**Exercise details:** Check the records below line by line for the string "WinAttnDesc". Give the number of lines that contain it and nothing else.

**Source records:**
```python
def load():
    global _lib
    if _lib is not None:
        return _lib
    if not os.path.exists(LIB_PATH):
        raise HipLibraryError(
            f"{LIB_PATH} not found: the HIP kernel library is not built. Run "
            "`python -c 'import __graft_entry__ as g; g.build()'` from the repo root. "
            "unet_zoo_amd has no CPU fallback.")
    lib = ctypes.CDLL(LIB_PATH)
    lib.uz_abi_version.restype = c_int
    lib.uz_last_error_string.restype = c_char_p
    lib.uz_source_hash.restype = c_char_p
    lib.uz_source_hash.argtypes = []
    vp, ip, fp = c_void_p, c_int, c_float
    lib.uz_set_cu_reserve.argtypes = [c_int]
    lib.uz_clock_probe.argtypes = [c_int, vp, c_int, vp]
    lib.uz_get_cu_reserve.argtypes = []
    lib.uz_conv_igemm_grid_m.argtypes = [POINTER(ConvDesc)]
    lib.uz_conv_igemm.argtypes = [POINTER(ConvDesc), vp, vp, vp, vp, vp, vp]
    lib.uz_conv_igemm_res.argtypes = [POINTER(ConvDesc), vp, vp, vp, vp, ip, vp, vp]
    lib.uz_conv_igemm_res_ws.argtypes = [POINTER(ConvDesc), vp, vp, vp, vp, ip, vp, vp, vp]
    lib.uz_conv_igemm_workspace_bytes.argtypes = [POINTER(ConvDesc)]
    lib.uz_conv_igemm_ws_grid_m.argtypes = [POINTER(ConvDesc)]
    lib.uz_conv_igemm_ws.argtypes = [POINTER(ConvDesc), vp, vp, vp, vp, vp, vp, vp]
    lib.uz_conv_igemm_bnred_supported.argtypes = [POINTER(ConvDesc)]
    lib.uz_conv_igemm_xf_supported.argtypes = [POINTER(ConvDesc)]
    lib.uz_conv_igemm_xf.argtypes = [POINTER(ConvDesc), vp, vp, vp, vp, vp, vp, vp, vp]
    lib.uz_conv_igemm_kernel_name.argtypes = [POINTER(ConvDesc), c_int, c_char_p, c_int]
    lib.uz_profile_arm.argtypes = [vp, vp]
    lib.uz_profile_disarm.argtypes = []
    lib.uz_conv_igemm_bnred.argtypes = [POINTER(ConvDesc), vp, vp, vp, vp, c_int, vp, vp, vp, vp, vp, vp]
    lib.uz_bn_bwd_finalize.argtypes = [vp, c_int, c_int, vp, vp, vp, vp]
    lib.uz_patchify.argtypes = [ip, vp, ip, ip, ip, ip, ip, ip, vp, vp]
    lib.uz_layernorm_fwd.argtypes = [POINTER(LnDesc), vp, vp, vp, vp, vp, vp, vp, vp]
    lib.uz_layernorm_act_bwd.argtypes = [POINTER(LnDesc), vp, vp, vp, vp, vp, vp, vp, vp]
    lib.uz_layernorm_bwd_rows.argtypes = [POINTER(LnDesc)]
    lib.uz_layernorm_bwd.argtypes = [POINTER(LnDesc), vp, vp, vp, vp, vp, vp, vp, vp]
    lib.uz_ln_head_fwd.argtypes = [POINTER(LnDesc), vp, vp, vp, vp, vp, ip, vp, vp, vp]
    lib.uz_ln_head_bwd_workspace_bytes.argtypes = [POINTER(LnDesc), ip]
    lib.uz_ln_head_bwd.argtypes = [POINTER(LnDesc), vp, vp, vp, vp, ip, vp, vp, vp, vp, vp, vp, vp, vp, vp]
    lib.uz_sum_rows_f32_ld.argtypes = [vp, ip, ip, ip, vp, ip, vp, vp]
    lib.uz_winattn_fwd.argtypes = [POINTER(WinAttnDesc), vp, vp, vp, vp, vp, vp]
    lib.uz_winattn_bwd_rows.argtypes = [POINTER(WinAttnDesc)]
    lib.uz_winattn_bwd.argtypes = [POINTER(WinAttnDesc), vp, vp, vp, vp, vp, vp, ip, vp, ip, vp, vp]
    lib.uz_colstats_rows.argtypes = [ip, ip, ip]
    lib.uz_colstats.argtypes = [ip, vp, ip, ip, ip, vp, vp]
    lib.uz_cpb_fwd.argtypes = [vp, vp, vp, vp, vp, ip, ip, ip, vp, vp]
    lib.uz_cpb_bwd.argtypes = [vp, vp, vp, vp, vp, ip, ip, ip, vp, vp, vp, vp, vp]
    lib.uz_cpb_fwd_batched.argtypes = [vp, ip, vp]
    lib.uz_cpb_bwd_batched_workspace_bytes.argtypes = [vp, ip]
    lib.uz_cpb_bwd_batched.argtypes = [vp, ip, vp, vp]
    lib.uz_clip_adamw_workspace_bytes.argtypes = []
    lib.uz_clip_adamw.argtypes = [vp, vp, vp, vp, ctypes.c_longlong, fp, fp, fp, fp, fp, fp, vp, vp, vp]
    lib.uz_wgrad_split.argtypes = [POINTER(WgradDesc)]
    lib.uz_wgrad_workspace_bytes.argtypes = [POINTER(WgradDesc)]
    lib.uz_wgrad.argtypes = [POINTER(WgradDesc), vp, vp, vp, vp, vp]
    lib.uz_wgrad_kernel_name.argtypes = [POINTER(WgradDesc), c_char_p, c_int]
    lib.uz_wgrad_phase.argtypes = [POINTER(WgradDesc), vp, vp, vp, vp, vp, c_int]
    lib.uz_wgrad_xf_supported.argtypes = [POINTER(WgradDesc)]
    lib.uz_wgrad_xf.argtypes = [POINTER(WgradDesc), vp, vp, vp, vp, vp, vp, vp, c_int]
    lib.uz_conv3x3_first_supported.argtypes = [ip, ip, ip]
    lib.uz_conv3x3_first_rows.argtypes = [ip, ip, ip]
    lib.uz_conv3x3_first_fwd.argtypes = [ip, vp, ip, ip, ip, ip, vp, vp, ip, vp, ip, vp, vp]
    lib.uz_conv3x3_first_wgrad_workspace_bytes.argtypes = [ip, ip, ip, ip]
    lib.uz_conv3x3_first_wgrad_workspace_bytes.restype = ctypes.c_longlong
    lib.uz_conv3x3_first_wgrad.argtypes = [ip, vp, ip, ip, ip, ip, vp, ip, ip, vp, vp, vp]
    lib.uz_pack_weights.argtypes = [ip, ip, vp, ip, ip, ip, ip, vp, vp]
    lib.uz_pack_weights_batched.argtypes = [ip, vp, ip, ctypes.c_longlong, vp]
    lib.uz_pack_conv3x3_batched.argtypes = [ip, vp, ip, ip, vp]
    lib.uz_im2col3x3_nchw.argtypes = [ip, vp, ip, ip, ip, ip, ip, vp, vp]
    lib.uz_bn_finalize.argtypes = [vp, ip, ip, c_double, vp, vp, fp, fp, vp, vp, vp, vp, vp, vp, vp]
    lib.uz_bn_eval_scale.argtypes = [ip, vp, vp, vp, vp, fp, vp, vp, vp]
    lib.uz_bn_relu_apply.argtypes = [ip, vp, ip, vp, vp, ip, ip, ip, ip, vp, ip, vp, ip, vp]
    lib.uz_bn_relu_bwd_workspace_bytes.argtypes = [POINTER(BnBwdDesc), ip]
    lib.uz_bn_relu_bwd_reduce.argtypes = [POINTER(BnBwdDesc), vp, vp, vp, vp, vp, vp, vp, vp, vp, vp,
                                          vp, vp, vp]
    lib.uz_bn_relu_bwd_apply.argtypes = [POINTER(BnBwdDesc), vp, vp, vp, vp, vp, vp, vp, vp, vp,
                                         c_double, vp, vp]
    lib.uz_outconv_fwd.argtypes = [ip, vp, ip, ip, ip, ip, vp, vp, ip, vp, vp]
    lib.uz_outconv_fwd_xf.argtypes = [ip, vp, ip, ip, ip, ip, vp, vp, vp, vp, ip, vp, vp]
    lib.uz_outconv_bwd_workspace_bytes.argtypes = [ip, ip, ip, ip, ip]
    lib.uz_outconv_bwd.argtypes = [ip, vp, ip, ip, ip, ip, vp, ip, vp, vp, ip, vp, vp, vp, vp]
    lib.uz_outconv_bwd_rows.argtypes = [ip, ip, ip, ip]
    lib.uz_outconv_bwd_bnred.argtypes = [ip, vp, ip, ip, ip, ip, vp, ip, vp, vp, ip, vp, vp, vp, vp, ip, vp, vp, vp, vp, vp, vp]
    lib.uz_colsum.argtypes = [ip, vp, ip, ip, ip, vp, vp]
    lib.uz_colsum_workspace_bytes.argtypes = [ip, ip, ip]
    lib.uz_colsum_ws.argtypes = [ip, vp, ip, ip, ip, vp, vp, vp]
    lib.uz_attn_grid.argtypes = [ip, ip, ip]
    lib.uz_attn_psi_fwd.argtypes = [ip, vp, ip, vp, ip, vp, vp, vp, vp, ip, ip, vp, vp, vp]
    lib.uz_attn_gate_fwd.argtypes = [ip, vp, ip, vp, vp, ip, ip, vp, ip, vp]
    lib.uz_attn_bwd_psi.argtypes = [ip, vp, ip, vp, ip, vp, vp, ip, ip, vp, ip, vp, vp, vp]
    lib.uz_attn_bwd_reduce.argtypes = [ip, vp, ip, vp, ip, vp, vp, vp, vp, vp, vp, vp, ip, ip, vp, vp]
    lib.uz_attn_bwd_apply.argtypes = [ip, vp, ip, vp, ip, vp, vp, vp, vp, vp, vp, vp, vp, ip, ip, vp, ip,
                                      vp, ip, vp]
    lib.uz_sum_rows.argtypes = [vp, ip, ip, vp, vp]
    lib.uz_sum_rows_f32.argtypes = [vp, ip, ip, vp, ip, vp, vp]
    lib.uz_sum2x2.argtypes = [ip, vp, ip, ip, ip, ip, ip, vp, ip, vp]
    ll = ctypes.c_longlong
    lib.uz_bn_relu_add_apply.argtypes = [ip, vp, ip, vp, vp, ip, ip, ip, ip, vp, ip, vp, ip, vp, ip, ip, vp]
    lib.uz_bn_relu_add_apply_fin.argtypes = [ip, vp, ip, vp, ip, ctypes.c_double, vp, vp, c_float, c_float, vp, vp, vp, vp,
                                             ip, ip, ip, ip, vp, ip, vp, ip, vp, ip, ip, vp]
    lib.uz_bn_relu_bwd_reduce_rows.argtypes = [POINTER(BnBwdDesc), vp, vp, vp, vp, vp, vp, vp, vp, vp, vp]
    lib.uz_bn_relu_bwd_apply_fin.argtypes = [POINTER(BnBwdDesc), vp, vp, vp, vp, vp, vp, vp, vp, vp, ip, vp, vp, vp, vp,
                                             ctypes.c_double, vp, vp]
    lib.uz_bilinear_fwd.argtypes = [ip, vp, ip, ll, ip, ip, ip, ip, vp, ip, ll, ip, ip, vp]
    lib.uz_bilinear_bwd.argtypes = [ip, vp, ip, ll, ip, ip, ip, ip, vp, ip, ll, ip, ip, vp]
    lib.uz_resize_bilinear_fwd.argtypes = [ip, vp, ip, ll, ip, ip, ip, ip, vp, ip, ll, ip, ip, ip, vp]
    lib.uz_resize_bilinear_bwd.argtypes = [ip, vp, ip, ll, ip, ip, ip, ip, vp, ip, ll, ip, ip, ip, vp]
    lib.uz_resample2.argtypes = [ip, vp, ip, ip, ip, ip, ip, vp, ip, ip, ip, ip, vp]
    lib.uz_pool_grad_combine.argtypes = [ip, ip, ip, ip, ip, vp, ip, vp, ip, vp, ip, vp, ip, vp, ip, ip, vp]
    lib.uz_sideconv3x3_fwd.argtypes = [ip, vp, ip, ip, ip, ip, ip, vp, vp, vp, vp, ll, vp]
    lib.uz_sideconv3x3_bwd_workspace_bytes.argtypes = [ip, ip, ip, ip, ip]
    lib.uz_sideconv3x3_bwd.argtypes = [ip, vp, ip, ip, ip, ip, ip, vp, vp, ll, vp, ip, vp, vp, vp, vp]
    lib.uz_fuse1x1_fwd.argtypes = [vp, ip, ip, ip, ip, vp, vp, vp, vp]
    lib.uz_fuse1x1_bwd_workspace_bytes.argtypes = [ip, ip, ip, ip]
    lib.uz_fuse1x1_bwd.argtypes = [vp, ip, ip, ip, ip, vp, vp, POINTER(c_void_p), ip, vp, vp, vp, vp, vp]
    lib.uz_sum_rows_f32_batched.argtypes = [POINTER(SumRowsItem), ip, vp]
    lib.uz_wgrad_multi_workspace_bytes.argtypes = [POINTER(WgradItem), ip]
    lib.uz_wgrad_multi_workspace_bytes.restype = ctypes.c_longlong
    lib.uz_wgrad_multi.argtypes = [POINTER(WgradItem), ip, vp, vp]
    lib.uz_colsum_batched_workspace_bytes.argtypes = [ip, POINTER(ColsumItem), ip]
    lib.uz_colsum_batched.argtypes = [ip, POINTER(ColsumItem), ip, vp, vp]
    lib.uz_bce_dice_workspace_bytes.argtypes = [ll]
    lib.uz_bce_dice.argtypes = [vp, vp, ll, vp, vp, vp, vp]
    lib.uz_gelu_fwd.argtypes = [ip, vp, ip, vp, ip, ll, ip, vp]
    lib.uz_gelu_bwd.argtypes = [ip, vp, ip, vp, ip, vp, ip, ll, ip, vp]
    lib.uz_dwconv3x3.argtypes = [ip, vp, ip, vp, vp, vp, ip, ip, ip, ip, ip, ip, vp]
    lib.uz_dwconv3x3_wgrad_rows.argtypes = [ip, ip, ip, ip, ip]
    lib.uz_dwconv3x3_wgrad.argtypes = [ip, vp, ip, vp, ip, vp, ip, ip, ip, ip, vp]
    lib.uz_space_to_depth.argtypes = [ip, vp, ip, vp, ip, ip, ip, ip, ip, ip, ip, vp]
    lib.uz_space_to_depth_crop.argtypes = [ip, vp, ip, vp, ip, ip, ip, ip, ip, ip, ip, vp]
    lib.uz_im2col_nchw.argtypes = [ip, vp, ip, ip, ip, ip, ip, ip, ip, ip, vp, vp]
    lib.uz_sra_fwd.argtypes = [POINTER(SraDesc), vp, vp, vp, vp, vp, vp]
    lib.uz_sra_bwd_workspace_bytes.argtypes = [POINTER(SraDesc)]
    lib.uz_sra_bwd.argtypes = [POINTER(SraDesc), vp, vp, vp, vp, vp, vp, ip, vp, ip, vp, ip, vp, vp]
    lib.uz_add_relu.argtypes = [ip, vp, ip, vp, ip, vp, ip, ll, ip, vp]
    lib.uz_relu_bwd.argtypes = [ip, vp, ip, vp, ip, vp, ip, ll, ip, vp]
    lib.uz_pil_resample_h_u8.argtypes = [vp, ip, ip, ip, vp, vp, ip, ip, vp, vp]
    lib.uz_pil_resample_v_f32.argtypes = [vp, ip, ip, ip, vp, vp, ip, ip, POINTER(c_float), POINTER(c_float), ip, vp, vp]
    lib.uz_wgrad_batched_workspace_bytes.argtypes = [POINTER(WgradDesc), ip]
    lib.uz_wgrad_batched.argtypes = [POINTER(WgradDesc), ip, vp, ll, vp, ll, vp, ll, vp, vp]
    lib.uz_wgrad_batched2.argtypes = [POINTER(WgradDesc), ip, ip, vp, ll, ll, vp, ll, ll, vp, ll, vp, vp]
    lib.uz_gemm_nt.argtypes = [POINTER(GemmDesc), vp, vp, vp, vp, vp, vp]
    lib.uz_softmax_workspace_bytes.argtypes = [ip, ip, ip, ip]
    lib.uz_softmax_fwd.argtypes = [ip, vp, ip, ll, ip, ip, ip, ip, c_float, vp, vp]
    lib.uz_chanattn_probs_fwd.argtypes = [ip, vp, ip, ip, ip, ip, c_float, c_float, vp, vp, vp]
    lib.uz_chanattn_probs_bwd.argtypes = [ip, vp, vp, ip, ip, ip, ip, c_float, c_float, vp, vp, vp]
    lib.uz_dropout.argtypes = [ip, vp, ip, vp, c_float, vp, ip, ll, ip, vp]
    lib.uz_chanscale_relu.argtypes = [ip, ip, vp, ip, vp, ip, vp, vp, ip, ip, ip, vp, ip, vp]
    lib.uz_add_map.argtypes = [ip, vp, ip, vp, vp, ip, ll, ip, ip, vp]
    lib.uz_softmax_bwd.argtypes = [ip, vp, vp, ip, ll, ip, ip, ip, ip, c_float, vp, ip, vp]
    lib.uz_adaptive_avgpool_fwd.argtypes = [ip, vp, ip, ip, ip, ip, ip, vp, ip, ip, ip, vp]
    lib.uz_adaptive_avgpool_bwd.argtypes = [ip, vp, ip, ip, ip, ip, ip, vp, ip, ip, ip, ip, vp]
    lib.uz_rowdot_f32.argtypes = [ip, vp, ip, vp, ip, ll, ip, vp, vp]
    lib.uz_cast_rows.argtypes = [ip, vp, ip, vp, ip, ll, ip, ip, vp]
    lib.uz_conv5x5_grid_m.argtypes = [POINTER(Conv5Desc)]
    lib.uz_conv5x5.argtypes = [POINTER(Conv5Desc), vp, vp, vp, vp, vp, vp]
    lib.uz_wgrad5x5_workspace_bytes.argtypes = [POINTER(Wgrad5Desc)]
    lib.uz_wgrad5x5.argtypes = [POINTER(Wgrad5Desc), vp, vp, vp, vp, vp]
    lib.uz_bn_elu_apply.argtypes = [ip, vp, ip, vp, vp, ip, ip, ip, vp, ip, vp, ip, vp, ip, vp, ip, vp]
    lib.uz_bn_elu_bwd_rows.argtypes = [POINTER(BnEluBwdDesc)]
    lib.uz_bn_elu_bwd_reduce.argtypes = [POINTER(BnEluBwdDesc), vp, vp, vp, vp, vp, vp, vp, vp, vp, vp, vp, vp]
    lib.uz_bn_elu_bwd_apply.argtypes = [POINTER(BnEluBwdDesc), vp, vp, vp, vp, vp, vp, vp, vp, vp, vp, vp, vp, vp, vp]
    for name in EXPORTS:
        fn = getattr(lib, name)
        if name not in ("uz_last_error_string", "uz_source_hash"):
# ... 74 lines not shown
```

**Your solution:** 3